11. The method of claim 10, wherein said determining an integer representation of said target data comprises:

when the target data sent by the environment acquisition equipment is corrected target data, multiplying the received corrected target data by 2 ^N And then integer cutting is carried out, and a cutting result is used as an integer expression form of the target data.

12. An environmental harvesting device, comprising: a target data preprocessing unit and a data processing unit;

13. A target device, comprising: the device comprises a receiving unit, a target data restoration unit and a data processing unit;

14. A target device, comprising: a receiving unit and a data processing unit;

the data processing unit is used for analyzing and processing the target data;

the target data preprocessing subunit is used for determining an integer expression form of target data when the analysis processing can only be performed on integer data in the environment acquisition equipment; the integer expression of the target data is the target data multiplied by 2 ^N Then, shaping and cutting are carried out, wherein N is a positive integer determined based on the precision requirement on the target data;

the analysis processing subunit is used for performing the analysis processing on the integer expression form of the target data determined by the target data preprocessing subunit when the analysis processing can only be performed on the shaping data in the environment acquisition equipmentThe analysis and processing are carried out, the processing result is converted into floating point data, and the converted floating point data is divided by 2 ^N 。
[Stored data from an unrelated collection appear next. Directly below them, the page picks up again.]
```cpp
int launch_gemm_tn16(int32_t epilogue, const wsi_gemm_group_t* groups, int32_t ngroups, float* ws, int64_t ws_bytes, hipStream_t st) {
    const int tn = tn16_tile_n();
    Tn16Plan pl;
    tn16_plan(groups, ngroups, tn, pl);
    const int64_t need = tn16_workspace_floats(groups, ngroups);
    if (need >= ((int64_t)1 << 31)) { set_error("gemm TN fp16x3: workspace of %lld floats exceeds the 2^31 index range", (long long)need); return WSI_EINVAL; }
    if (!ws || ws_bytes < need * 4) { set_error("gemm TN fp16x3: workspace of %lld bytes needed, %lld given", (long long)(need * 4), (long long)ws_bytes); return WSI_ENOMEM; }
    if (reinterpret_cast<uintptr_t>(ws) & 15) { set_error("gemm TN fp16x3: the workspace must be 16-byte aligned"); return WSI_EINVAL; }
    TnParams P;
    ReduceParams RP;
    ColParams CP;
    P.ngroups = 0; RP.ngroups = 0; RP.epilogue = epilogue; CP.njobs = 0;
    int64_t f = 0, red_total = 0;
    int32_t tiles = 0;
    for (int i = 0; i < ngroups; ++i) {
        const wsi_gemm_group_t& s = groups[i];
        if (s.M <= 0 || s.N <= 0) continue;
        TnGroup& d = P.g[P.ngroups];
        d.A = s.A; d.B = s.B; d.lda = s.lda; d.ldb = s.ldb; d.M = s.M; d.N = s.N; d.K = s.K;
        d.tiles_n = pl.tiles_n[i]; d.tiles_mn = pl.tiles_m[i] * pl.tiles_n[i]; d.kchunk = pl.kchunk[i];
        d.tile_start = tiles;
        tiles += d.tiles_mn * pl.splits[i];
        d.flags = (tn_vec_ok(s.A, s.lda) ? 1 : 0) | (tn_vec_ok(s.B, s.ldb) ? 2 : 0);
        d.ws_off = f;
        ReduceDesc& r = RP.g[RP.ngroups++];
        r.ws = ws + f; r.C = s.C; r.gate = s.gate; r.ldc = s.ldc; r.M = s.M; r.N = s.N; r.pad = 0; r.splits = pl.splits[i]; r.start = red_total;
        red_total += (int64_t)s.M * s.N;
        f += (int64_t)pl.splits[i] * s.M * s.N;
        r.cs_ws = nullptr; r.cs_out = nullptr;
        P.ngroups++;
    }
    if (P.ngroups == 0) return WSI_OK;
    P.total_tiles = tiles;
    f = pad4(f);
    uint32_t* wu = reinterpret_cast<uint32_t*>(ws);
    int32_t pblocks = 0, fblocks = 0;
    CP.epilogue = epilogue;
    auto job_for = [&](const float* X, int64_t ld, int32_t rows, int32_t cols, float* sum_out, const float* gate,
                       const uint32_t* gmax, const float* gsum, int64_t gld, int32_t gparts, int64_t& cursor) -> const uint32_t* {
        if (gmax && (gparts < 1 || (sum_out && !gsum))) gmax = nullptr;
        for (int q = 0; q < CP.njobs; ++q) {
            ColJob& J = CP.j[q];
            if (J.X == X && J.ld == ld && J.rows == rows && J.cols == cols && !sum_out && (J.own || J.part == gmax)) return J.out;
        }
        ColJob& J = CP.j[CP.njobs++];
        J.X = X; J.ld = ld; J.rows = rows; J.cols = cols; J.cols_pad = (int32_t)pad4(cols);
        J.col_blocks = (cols + 255) / 256;
        J.out = wu + cursor; cursor += J.cols_pad;
        J.sum_out = sum_out; J.gate = gate;
        if (gmax) {
            J.own = 0; J.part = gmax; J.psum = sum_out ? gsum : nullptr; J.part_ld = gld; J.chunks = gparts; J.vec = 0;
            J.block_start = pblocks;
        } else {
            J.own = 1; J.part_ld = J.cols_pad; J.chunks = (rows + T_CH - 1) / T_CH;
            J.part = wu + cursor; cursor += (int64_t)J.chunks * J.cols_pad;
            J.psum = nullptr;
            if (sum_out) { J.psum = reinterpret_cast<float*>(wu + cursor); cursor += (int64_t)J.chunks * J.cols_pad; }
            J.vec = tn_vec_ok(X, ld) ? 1 : 0;
            J.block_start = pblocks; pblocks += J.chunks * J.col_blocks;
        }
        J.fblock_start = fblocks; fblocks += (cols + CF_COLS - 1) / CF_COLS;
        return J.out;
    };
    {
        int gidx = 0;
        for (int i = 0; i < ngroups; ++i) {
            const wsi_gemm_group_t& s = groups[i];
            if (s.M <= 0 || s.N <= 0) continue;
            TnGroup& d = P.g[gidx++];
            int64_t cursor = f;
            d.abits = job_for(s.A, s.lda, s.K, s.M, s.colsum_out, s.gate, s.a_colmax, s.a_colsum, s.a_col_ld, s.a_col_parts, cursor);
            d.bbits = job_for(s.B, s.ldb, s.K, s.N, nullptr, nullptr, s.b_colmax, nullptr, s.b_col_ld, s.b_col_parts, cursor);
            const int64_t chunks = (s.K + T_CH - 1) / T_CH;
            f += (pad4(s.M) + pad4(s.N)) * (1 + chunks) + (s.colsum_out ? pad4(s.M) * chunks : 0);
        }
    }
    if (pblocks > 0) hipLaunchKernelGGL(colstat_partial_kernel, dim3(pblocks), dim3(256), 0, st, CP);
    hipLaunchKernelGGL(colstat_final_kernel, dim3(fblocks), dim3(256), 0, st, CP);
#ifdef WSI_ABLATE
    if (tn == 256) hipLaunchKernelGGL((gemm_tn16_kernel<256, 1>), dim3(tiles), dim3(T_THREADS), 0, st, P, ws);
    else
#endif
    hipLaunchKernelGGL((gemm_tn16_kernel<128, 2>), dim3(tiles), dim3(T_THREADS), 0, st, P, ws);
    RP.total = red_total;
    launch_splitk_reduce(RP, st);
    return check_launch("gemm_tn16");
}

}

using namespace wsi;

extern "C" int32_t wsi_col_stats_parts(int32_t rows) { return rows > 0 ? (rows + T_CH - 1) / T_CH : 0; }

extern "C" int wsi_col_stats(const float* x, int64_t ld, int32_t rows, int32_t cols, uint32_t* part_max, float* part_sum, int64_t part_ld, void* stream) {
    if (rows < 0 || cols < 0) { set_error("col_stats: bad shape %d x %d", rows, cols); return WSI_EINVAL; }
    if (rows == 0 || cols == 0) return WSI_OK;
    if (!x || !part_max || part_ld < ((cols + 3) & ~3) || (part_ld & 3) || (reinterpret_cast<uintptr_t>(part_max) & 15) || (part_sum && (reinterpret_cast<uintptr_t>(part_sum) & 15))) {
        set_error("col_stats: null pointer, or tables not 16-byte aligned with a pitch >= the columns rounded up to 4"); return WSI_EINVAL; }
    ColParams CP;
    CP.njobs = 1; CP.epilogue = 0;
    ColJob& J = CP.j[0];
    J.X = x; J.ld = ld; J.rows = rows; J.cols = cols; J.cols_pad = (int32_t)pad4(cols); J.col_blocks = (cols + 255) / 256;
    J.out = nullptr; J.sum_out = nullptr; J.gate = nullptr; J.own = 1; J.part_ld = part_ld; J.chunks = (rows + T_CH - 1) / T_CH;
    J.part = part_max; J.psum = part_sum; J.vec = tn_vec_ok(x, ld) ? 1 : 0;
    J.block_start = 0; J.fblock_start = 0;
    hipLaunchKernelGGL(colstat_partial_kernel, dim3(J.chunks * J.col_blocks), dim3(256), 0, (hipStream_t)stream, CP);
    return check_launch("col_stats");
}

extern "C" int64_t wsi_col_absmax_workspace_bytes(int32_t rows, int32_t cols) {
    if (rows <= 0 || cols <= 0) return 0;
    return (int64_t)((rows + T_CH - 1) / T_CH) * pad4(cols) * 4;
}

extern "C" int wsi_col_absmax(const float* x, int64_t ld, int32_t rows, int32_t cols, uint32_t* out, void* workspace, int64_t workspace_bytes, void* stream) {
    if (rows < 0 || cols < 0) { set_error("col_absmax: bad shape %d x %d", rows, cols); return WSI_EINVAL; }
    if (cols == 0) return WSI_OK;
    if (!out || (rows > 0 && !x)) { set_error("col_absmax: null pointer"); return WSI_EINVAL; }
    const int64_t need = wsi_col_absmax_workspace_bytes(rows, cols);
    if (need > 0 && (!workspace || workspace_bytes < need || (reinterpret_cast<uintptr_t>(workspace) & 15))) {
        set_error("col_absmax: a 16-byte aligned workspace of %lld bytes is needed", (long long)need); return WSI_ENOMEM; }
    ColParams CP;
    CP.njobs = 1; CP.epilogue = 0;
    ColJob& J = CP.j[0];
    J.X = x; J.ld = ld; J.rows = rows; J.cols = cols; J.cols_pad = (int32_t)pad4(cols); J.col_blocks = (cols + 255) / 256;
    J.out = out; J.sum_out = nullptr; J.gate = nullptr; J.own = 1; J.part_ld = J.cols_pad; J.chunks = (rows + T_CH - 1) / T_CH;
    J.part = reinterpret_cast<uint32_t*>(workspace); J.psum = nullptr; J.vec = tn_vec_ok(x, ld) ? 1 : 0;
    J.block_start = 0; J.fblock_start = 0;
    hipStream_t st = (hipStream_t)stream;
    if (J.chunks > 0) hipLaunchKernelGGL(colstat_partial_kernel, dim3(J.chunks * J.col_blocks), dim3(256), 0, st, CP);
    hipLaunchKernelGGL(colstat_final_kernel, dim3((cols + CF_COLS - 1) / CF_COLS), dim3(256), 0, st, CP);
    return check_launch("col_absmax");
}
```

15. A data analysis system for an environmental collection device, comprising: an environment acquisition device and a target device;

16. A data analysis system for an environmental collection device, comprising: an environment acquisition device and a target device;

Wherein the N isFor positive integers determined based on the accuracy requirement of the target data, the integer representation of the target data is the target data multiplied by 2 ^N And then shaping and cutting.

17. A computer readable storage medium having stored thereon computer instructions, which when executed by a processor, implement a data processing method of an environmental harvesting device according to any of claims 1-8 or implement a data processing method of a target device according to any of claims 9-11.

18. An electronic device comprising at least a computer-readable storage medium and a processor;

the processor is configured to read executable instructions from the computer readable storage medium and execute the instructions to implement the data processing method of the environmental collection device of any one of the preceding claims 1 to 8.